▶ Exercise material
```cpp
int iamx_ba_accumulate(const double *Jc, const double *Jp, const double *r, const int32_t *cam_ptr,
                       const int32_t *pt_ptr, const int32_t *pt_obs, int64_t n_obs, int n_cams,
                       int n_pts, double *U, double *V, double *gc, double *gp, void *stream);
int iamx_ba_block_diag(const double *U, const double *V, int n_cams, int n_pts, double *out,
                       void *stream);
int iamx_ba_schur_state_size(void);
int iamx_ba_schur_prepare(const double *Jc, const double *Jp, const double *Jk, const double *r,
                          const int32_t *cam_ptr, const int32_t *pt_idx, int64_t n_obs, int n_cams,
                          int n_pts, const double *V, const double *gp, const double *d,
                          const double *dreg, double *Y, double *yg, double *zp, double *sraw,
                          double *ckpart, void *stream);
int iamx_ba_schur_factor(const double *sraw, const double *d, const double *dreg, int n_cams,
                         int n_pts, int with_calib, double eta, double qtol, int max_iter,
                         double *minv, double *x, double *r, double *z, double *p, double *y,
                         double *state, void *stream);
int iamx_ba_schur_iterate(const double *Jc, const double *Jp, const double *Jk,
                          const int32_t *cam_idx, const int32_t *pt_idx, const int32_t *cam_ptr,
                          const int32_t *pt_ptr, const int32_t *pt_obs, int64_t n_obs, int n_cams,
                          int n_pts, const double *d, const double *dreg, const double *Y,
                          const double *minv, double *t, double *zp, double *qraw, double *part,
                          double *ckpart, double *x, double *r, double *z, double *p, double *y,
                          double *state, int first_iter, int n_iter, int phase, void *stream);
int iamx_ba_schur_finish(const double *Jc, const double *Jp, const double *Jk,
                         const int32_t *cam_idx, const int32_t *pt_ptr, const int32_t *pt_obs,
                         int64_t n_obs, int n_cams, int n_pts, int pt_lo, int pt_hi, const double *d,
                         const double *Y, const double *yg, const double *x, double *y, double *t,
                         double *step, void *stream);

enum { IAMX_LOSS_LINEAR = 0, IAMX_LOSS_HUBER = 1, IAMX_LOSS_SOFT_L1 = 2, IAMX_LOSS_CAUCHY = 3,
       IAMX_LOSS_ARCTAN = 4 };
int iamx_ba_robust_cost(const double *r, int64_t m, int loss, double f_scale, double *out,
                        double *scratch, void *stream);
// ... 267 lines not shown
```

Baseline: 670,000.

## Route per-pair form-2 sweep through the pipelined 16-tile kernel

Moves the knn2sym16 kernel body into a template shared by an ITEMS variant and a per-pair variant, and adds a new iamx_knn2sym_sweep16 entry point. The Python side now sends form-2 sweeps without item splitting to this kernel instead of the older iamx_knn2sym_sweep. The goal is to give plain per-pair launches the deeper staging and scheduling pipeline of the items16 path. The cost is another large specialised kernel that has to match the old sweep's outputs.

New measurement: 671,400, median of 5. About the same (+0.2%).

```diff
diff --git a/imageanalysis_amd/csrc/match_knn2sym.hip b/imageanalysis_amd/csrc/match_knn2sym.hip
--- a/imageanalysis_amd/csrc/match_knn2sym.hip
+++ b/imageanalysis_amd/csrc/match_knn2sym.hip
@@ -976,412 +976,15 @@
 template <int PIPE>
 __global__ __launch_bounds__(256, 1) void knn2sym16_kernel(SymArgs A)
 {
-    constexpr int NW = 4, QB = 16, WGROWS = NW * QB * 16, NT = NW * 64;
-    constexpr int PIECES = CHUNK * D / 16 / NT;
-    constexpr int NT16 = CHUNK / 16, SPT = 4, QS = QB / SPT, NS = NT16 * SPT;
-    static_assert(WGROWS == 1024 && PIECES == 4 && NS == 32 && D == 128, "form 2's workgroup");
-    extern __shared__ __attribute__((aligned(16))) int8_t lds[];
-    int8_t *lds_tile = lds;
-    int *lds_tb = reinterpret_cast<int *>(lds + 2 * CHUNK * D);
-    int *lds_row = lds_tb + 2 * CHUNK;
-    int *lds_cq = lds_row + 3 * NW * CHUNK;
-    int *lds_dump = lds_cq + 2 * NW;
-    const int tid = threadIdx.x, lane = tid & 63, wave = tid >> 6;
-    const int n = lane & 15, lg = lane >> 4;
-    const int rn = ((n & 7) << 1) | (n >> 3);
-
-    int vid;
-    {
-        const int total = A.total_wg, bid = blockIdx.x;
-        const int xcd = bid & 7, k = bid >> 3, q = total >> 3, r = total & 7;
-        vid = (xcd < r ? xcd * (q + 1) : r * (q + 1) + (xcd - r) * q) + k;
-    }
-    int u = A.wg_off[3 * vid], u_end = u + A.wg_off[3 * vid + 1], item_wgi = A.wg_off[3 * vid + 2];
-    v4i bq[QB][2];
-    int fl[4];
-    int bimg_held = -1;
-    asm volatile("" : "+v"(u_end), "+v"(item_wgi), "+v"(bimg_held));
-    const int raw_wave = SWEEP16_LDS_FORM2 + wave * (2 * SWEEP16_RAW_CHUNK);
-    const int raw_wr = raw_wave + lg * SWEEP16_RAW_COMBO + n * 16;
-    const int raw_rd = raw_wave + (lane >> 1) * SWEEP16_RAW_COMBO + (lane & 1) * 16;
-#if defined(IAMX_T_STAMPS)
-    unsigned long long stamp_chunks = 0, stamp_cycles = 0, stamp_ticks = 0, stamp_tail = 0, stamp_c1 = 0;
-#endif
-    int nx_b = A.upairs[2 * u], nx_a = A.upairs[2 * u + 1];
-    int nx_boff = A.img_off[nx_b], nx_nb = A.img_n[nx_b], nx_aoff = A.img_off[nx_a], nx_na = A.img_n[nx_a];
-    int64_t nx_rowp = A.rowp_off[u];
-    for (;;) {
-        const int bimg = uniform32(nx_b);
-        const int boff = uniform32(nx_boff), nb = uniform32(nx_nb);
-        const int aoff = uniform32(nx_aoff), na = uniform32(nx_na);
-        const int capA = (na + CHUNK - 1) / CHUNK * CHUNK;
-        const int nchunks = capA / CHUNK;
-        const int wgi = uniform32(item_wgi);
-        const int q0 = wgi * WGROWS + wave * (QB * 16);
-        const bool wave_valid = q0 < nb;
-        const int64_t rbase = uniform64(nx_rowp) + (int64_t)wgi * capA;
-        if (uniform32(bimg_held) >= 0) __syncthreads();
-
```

* * *

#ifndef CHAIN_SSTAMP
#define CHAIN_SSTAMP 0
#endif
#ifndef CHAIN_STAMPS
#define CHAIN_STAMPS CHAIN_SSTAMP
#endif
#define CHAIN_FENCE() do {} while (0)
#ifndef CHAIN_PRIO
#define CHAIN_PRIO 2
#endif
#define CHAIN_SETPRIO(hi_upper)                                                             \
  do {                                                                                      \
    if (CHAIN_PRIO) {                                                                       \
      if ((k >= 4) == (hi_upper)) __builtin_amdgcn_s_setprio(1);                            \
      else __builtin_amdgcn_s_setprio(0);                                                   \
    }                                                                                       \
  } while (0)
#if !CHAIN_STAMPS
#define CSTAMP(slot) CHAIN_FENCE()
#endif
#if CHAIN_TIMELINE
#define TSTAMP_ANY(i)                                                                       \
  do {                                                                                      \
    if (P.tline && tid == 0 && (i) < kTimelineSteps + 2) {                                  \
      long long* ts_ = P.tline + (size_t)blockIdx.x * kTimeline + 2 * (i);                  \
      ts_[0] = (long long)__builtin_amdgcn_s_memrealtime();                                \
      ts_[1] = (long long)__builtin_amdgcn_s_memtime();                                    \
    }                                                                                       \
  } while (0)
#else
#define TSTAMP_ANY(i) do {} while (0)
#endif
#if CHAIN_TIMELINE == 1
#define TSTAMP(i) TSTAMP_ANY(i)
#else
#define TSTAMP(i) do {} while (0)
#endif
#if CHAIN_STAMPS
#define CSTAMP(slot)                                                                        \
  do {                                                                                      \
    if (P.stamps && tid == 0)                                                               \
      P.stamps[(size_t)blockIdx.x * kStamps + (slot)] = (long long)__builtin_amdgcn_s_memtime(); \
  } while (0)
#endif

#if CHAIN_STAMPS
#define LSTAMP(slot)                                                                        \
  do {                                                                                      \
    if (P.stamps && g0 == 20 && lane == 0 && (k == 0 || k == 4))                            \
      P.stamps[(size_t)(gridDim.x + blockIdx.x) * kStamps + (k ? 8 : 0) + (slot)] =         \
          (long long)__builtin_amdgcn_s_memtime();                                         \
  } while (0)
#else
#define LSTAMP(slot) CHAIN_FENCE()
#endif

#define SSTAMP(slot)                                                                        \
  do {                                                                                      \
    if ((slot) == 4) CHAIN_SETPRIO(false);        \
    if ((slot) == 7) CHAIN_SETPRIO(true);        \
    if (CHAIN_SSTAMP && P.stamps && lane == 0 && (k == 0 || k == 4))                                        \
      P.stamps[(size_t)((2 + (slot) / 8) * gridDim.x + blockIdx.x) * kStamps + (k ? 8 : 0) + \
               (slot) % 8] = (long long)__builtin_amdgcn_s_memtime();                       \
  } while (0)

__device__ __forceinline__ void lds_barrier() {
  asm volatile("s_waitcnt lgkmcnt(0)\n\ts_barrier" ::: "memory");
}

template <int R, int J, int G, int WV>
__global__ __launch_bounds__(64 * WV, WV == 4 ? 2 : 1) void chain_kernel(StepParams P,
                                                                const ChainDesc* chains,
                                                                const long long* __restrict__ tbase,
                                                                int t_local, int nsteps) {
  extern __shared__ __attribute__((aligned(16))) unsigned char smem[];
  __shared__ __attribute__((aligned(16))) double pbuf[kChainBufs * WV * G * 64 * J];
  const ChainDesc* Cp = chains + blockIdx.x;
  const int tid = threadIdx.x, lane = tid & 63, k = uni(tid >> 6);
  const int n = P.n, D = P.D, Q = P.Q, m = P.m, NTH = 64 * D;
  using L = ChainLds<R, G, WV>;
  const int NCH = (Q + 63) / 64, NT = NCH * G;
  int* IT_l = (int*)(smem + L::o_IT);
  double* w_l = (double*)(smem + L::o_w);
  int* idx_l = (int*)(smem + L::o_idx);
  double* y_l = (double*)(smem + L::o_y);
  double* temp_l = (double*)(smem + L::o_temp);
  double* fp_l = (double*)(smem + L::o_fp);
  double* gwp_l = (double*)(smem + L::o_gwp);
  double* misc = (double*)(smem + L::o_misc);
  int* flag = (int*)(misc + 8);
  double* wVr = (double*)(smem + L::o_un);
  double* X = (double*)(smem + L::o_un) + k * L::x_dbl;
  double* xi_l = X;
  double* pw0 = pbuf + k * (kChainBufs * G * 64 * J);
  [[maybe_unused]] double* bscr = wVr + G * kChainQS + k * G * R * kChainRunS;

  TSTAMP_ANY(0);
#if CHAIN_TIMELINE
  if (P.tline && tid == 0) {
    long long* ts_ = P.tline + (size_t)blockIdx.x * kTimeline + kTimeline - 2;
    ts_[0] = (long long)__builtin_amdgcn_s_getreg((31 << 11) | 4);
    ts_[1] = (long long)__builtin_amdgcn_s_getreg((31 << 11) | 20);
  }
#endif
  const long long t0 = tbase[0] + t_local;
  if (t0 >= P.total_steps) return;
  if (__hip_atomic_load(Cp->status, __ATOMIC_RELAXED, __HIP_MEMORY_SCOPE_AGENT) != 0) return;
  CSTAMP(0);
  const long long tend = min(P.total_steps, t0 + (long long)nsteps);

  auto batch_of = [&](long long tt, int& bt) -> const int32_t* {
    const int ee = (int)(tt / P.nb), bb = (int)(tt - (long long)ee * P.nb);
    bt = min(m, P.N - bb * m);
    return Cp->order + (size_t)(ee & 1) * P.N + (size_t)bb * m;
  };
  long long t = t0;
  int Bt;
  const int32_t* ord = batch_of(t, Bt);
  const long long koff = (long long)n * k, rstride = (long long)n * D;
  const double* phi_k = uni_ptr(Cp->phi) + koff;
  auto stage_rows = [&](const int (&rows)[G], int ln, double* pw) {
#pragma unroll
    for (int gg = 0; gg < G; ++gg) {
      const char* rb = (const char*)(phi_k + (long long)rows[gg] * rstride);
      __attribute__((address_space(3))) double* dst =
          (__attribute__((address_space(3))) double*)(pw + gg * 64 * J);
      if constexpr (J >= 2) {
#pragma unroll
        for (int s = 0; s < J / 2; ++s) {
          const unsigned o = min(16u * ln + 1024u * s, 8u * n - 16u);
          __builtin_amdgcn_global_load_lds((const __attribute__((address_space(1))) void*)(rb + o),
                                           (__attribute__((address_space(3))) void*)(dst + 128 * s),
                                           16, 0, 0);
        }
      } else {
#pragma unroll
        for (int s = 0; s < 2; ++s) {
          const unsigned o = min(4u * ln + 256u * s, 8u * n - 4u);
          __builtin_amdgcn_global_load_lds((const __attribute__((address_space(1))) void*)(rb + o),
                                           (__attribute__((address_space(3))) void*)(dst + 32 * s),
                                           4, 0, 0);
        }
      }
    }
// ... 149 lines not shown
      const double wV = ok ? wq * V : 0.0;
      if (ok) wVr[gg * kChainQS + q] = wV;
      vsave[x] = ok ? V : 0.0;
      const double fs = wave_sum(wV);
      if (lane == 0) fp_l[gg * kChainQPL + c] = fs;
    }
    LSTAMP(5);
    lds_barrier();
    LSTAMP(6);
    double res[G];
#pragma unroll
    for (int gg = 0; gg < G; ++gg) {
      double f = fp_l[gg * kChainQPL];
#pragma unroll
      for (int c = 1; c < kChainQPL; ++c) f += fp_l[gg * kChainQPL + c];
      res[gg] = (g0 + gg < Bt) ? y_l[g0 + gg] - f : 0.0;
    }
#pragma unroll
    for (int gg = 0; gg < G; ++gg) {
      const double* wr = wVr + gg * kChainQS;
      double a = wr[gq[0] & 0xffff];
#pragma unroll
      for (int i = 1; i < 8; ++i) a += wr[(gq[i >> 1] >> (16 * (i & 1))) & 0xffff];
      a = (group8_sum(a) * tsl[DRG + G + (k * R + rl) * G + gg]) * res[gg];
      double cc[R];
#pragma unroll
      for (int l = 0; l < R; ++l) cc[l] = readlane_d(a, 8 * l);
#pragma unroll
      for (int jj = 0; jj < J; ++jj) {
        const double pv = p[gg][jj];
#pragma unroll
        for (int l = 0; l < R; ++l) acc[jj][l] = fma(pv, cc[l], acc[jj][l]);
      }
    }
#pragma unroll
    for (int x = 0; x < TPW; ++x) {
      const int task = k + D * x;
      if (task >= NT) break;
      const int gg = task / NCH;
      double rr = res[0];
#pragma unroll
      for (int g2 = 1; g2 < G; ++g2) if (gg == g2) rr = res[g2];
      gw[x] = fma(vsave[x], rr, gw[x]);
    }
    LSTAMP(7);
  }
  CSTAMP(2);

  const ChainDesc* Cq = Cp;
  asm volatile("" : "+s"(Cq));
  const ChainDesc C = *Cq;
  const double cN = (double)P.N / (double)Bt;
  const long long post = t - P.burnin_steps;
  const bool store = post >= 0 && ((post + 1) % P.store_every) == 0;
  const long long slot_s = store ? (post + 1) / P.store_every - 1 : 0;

▶ Exercise directions
Give back exactly the lines above starting at the line where "vsave[x] = ok ? V : 0.0;" appears and ending at the line where "const long long slot_s" appears, both included, with no other lines.

▶ Completed exercise
      vsave[x] = ok ? V : 0.0;
      const double fs = wave_sum(wV);
      if (lane == 0) fp_l[gg * kChainQPL + c] = fs;
    }
    LSTAMP(5);
    lds_barrier();
    LSTAMP(6);
    double res[G];
#pragma unroll
    for (int gg = 0; gg < G; ++gg) {
      double f = fp_l[gg * kChainQPL];
#pragma unroll
      for (int c = 1; c < kChainQPL; ++c) f += fp_l[gg * kChainQPL + c];
      res[gg] = (g0 + gg < Bt) ? y_l[g0 + gg] - f : 0.0;
    }
#pragma unroll
    for (int gg = 0; gg < G; ++gg) {
      const double* wr = wVr + gg * kChainQS;
      double a = wr[gq[0] & 0xffff];
#pragma unroll
      for (int i = 1; i < 8; ++i) a += wr[(gq[i >> 1] >> (16 * (i & 1))) & 0xffff];
      a = (group8_sum(a) * tsl[DRG + G + (k * R + rl) * G + gg]) * res[gg];
      double cc[R];
#pragma unroll
      for (int l = 0; l < R; ++l) cc[l] = readlane_d(a, 8 * l);
#pragma unroll
      for (int jj = 0; jj < J; ++jj) {
        const double pv = p[gg][jj];
#pragma unroll
        for (int l = 0; l < R; ++l) acc[jj][l] = fma(pv, cc[l], acc[jj][l]);
      }
    }
#pragma unroll
    for (int x = 0; x < TPW; ++x) {
      const int task = k + D * x;
      if (task >= NT) break;
      const int gg = task / NCH;
      double rr = res[0];
#pragma unroll
      for (int g2 = 1; g2 < G; ++g2) if (gg == g2) rr = res[g2];
      gw[x] = fma(vsave[x], rr, gw[x]);
    }
    LSTAMP(7);
  }
  CSTAMP(2);

  const ChainDesc* Cq = Cp;
  asm volatile("" : "+s"(Cq));
  const ChainDesc C = *Cq;
  const double cN = (double)P.N / (double)Bt;
  const long long post = t - P.burnin_steps;
  const bool store = post >= 0 && ((post + 1) % P.store_every) == 0;
  const long long slot_s = store ? (post + 1) / P.store_every - 1 : 0;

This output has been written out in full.